You’ve got a few Git repos where you keep notes, and you want them to be pushed automatically on a schedule from macOS.

On Linux you’d probably reach for cron.

On macOS the idiomatic answer is:

Use a launchd LaunchAgent, not cron.

This guide walks you through:

  • A simple shell script that auto-commits and pushes your note repos.
  • A LaunchAgent that runs it on an interval.
  • Real-world gotchas: Load failed: 5: Input/output error, already-loaded jobs, permissions, and path issues.

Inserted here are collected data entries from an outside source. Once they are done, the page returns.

template <int BYTES> __device__ __forceinline__ void copy_row_(void *dst, const void *src) {
  if constexpr (BYTES == 1) *(uint8_t *)dst = *(const uint8_t *)src;
  else if constexpr (BYTES == 2) *(uint16_t *)dst = *(const uint16_t *)src;
  else if constexpr (BYTES == 4) *(uint32_t *)dst = *(const uint32_t *)src;
  else if constexpr (BYTES == 8) *(uint2 *)dst = *(const uint2 *)src;
  else { for (int i = 0; i < BYTES / 16; i++) ((uint4 *)dst)[i] = ((const uint4 *)src)[i]; }
}
static_assert(offsetof(FrameDev, m_eob) - offsetof(FrameDev, m_bsize) == 18 * sizeof(void *), "area_copy_dev indexes m_bsize .. m_dc[2] as one array of 18 map pointers");
template <int BS, int NW> __device__ inline void area_copy_dev(const LDS FrameDev *f, uint8_t *snap, int r, int c, int save) {
  constexpr int n = 4 << BS, n4 = 1 << BS, Q = n / 4;
#if MI_PROFILE
  const unsigned long long ac_t0_ = clock64();
#define mi_prof_slot(w, i) mi_prof_slot_n<MI_PROF_MAXN>(w, i)
#endif
  uint8_t *smaps = snap + 3 * n * n * 6;
  uint8_t *seob = smaps + 18 * n4 * n4;
  const int W = NW > 1 ? WAVE_ID : 0, np = f->np, rs = f->stride, ms = f->mi_stride;
  for (int p = W; p < np; p += NW) {
    uint16_t *gr = f->rec[p] + (size_t)(r * 4) * rs + c * 4;
    int32_t *gc = f->coef[p] + (size_t)(r * 4) * rs + c * 4;
    uint2 *srec = (uint2 *)(snap + (size_t)p * n * n * 2);
    uint4 *scoef = (uint4 *)(snap + 3 * n * n * 2 + (size_t)p * n * n * 4);
    for (int u = LANE; u < n * Q; u += 64) {
      const int o = (u / Q) * rs + 4 * (u % Q);
      if (save) { srec[u] = *(const uint2 *)(gr + o); scoef[u] = *(const uint4 *)(gc + o); }
      else { *(uint2 *)(gr + o) = srec[u]; *(uint4 *)(gc + o) = scoef[u]; }
    }
  }
  if (W == NW - 1) {
    const LDS unsigned long long *mp = (const LDS unsigned long long *)&f->m_bsize;
    for (int u = LANE; u < 17 * n4; u += 64) {
      const int m = u / n4, row = u - m * n4, mi = m + (m >= 8);
      if (np == 1 && (mi == 13 || mi == 14 || mi == 16 || mi == 17)) continue;
      uint8_t *g = (uint8_t *)mp[mi] + (r + row) * ms + c, *sp = smaps + m * n4 * n4 + row * n4;
      if (save) copy_row_<n4>(sp, g); else copy_row_<n4>(g, sp);
    }
    const LDS unsigned long long *ep = (const LDS unsigned long long *)&f->m_eob[0];
    for (int u = LANE; u < np * n4; u += 64) {
      const int p = u / n4, row = u - p * n4;
      uint8_t *g = (uint8_t *)((uint16_t *)ep[p] + (r + row) * ms + c), *sp = seob + (p * n4 * n4 + row * n4) * 2;
      if (save) copy_row_<2 * n4>(sp, g); else copy_row_<2 * n4>(g, sp);
    }
  }
  WG_SYNC();
#if MI_PROFILE
  if (LANE == 0) mi_prof_slot(WAVE_ID, 14) += clock64() - ac_t0_;
#endif
}

__device__ __forceinline__ int part_cost_idx(int bs, int ctx, int part) { return bs == 1 ? ctx * 4 + part : 16 + (bs - 2) * 8 + ctx * 2 + (part == 3); }
template <typename SHT> __device__ inline void load_part_cost(LDS SHT *SH, const uint16_t *cost, int tid) {
  if (tid < 40) {
    const int bs = tid < 16 ? 1 : 2 + (tid - 16) / 8, e = tid < 16 ? tid : (tid - 16) % 8, ctx = tid < 16 ? e >> 2 : e >> 1, part = tid < 16 ? (e & 3) : ((e & 1) ? 3 : 0);
    SH->part_cost[tid] = cost[CDF_PARTITION + ((bs - 1) * 4 + ctx) * CDF_PARTITION_STRIDE + part];
  }
}
__device__ __forceinline__ int part_ctx_of(int bs, int availU, int availL, int code_above, int code_left) {
  return ((availL && dim_hl(code_left) < 2 + bs) ? 2 : 0) + ((availU && dim_wl(code_above) < 2 + bs) ? 1 : 0);
}
struct PartNb { int a0, a1, l0, l1, availU, availL; };
template <int BS> __device__ __forceinline__ PartNb part_neighbours(const LDS FrameDev *f, const LDS TileB *t, int r, int c, bool halves) {
  constexpr int half = (1 << BS) >> 1;
  const int ms = f->mi_stride, mi = r * ms + c;
  PartNb n; n.availU = r > t->mi_row_start; n.availL = c > t->mi_col_start;
  const int v0 = f->m_bsize[n.availU ? mi - ms : mi], v1 = f->m_bsize[(n.availU && halves) ? mi - ms + half : mi];
  const int v2 = f->m_bsize[n.availL ? mi - 1 : mi], v3 = f->m_bsize[(n.availL && halves) ? mi + half * ms - 1 : mi];
  n.a0 = uni32(v0); n.a1 = uni32(v1); n.l0 = uni32(v2); n.l1 = uni32(v3);
  return n;
}
template <typename SHT> __device__ __forceinline__ long long part_j(const LDS SHT *SH, const LDS FrameDev *f, int bs, int ctx, int part) {
  return ((long long)SH->part_cost[part_cost_idx(bs, ctx, part)] * f->rdmult + 256) >> 9;
}
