#define BVH_BEGIN_RAY(R0, R1)                                                                                         \
    do {                                                                                                              \
        r.o = {(R0).x, (R0).y, (R0).z};                                                                               \
        tMax = (R0).w;                                                                                                \
        const V3 d = {(R1).x, (R1).y, (R1).z};                                                                        \
        if (PATCH) {                                                                                                  \
            cold[kColdD][lane] = d.x;                                                                                 \
            cold[kColdD + 1][lane] = d.y;                                                                             \
            cold[kColdD + 2][lane] = d.z;                                                                             \
        }                                                                                                             \
                                                                                          \
        r.inv = {1.0f / d.x, 1.0f / d.y, 1.0f / d.z};                                                                 \
        ray_shear(r, d);                                                                                              \
        if (MODE == 0 || MODE == 3) {                                                                                 \
            cold[kColdHit][lane] = __int_as_float(-1);                                                                \
            cold[kColdHit + 1][lane] = 0.0f;                                                                          \
            cold[kColdHit + 2][lane] = 0.0f;                                                                          \
            cold[kColdHit + 3][lane] = 0.0f;                                                                          \
        }                                                                                                             \
        if (INST) {                                                                                                   \
            cold[kHitInst][lane] = 0.0f;                                                                              \
            cold[kCurInst][lane] = 0.0f;                                                                              \
            cold[kColdTime][lane] = (R1).w;                                 \
            floor = -1;                                                                                               \
        }                                                                                                             \
        if (!kLean && (HOSTC || p.hasHostPrims)) cold[kColdHost][lane] = 0.0f;           \
        if constexpr (WALK != 0) {                                                                                    \
            cold[kWalkD][lane] = (R1).x;                                                                              \
            cold[kWalkD + 1][lane] = (R1).y;                                                                          \
            cold[kWalkD + 2][lane] = (R1).z;                                                                          \
            cold[kWalkTime][lane] = (R1).w;                                                                           \
            cold[kWalkTMax][lane] = (R0).w;                                                                           \
        }                                                                                                             \
        visited = 1;                                                                                    \
        tests = 0;                                                                                                    \
        found = false;                                                                                                \
        sp = base = 0;                                                                                                \
        float tEntry;                                                                                                 \
        const bool rootHit = slab_partial(p.rootMin[0], p.rootMin[1], p.rootMin[2], p.rootMax[0], p.rootMax[1],       \
                                          p.rootMax[2], r, tEntry) &&                                                 \
                             (tEntry < tMax);                                                                         \
        cur = rootHit ? p.rootRef : kDone;                                                                            \
    } while (0)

Everything here is written for a single user on a single Mac, pushing to a remote (GitHub, GitLab, etc.) using SSH or cached credentials.


Overview

We’ll set up:

  1. Script: ~/bin/auto-push-notes.sh
    • Loops through your note repos.
    • Optionally auto-commits any changes.
    • Pushes to origin HEAD.
  2. LaunchAgent plist: ~/Library/LaunchAgents/com.stefan.autopush-notes.plist
    • Tells launchd to run the script every hour (or whatever interval you prefer).
    • Runs as your user, when you’re logged in.
  3. launchctl commands
    • Load / unload the agent.
    • Debug when things go wrong.

Step 1: Create the auto-push script

Create a directory for your personal scripts if you don’t already have one:

mkdir -p "$HOME/bin"

Create ~/bin/auto-push-notes.sh:

#!/usr/bin/env bash
set -euo pipefail

# List your note repos here
REPOS=(
  "$HOME/notes/personal-notes"
  "$HOME/notes/work-notes"
  "$HOME/notes/research-notes"
)

for repo in "${REPOS[@]}"; do
  if [ -d "$repo/.git" ]; then
    cd "$repo"

    # Make sure git pull knows how to reconcile branches:
    # - pull.rebase=false  => use merge, not rebase
    # This also silences the "how to reconcile divergent branches" warning.
    git config pull.rebase false

    # Optional: allow normal merge commits on pull
    # (comment out if you prefer fast-forward-only)
    git config pull.ff false

    # Auto-commit uncommitted changes (so pulls don't trip over local edits)
    if ! git diff --quiet || ! git diff --cached --quiet; then
      git add -A
      git commit -m "Auto-save notes $(date '+%Y-%m-%d %H:%M:%S')" || true
    fi

    # Pull and merge remote changes. --no-edit prevents an interactive editor
    # when a merge commit is created.
    git pull --no-edit

    # Push; ignore failure if something odd happens upstream
    git push --quiet origin HEAD || true
  fi
done

Make it executable:

chmod +x "$HOME/bin/auto-push-notes.sh"

Test it manually:

"$HOME/bin/auto-push-notes.sh"

If it fails here, fix that first (missing repos, auth issues, etc.) before involving launchd.

Auth tip:
Make sure pushing works without prompting for a password.
Use SSH keys or the macOS keychain credential helper.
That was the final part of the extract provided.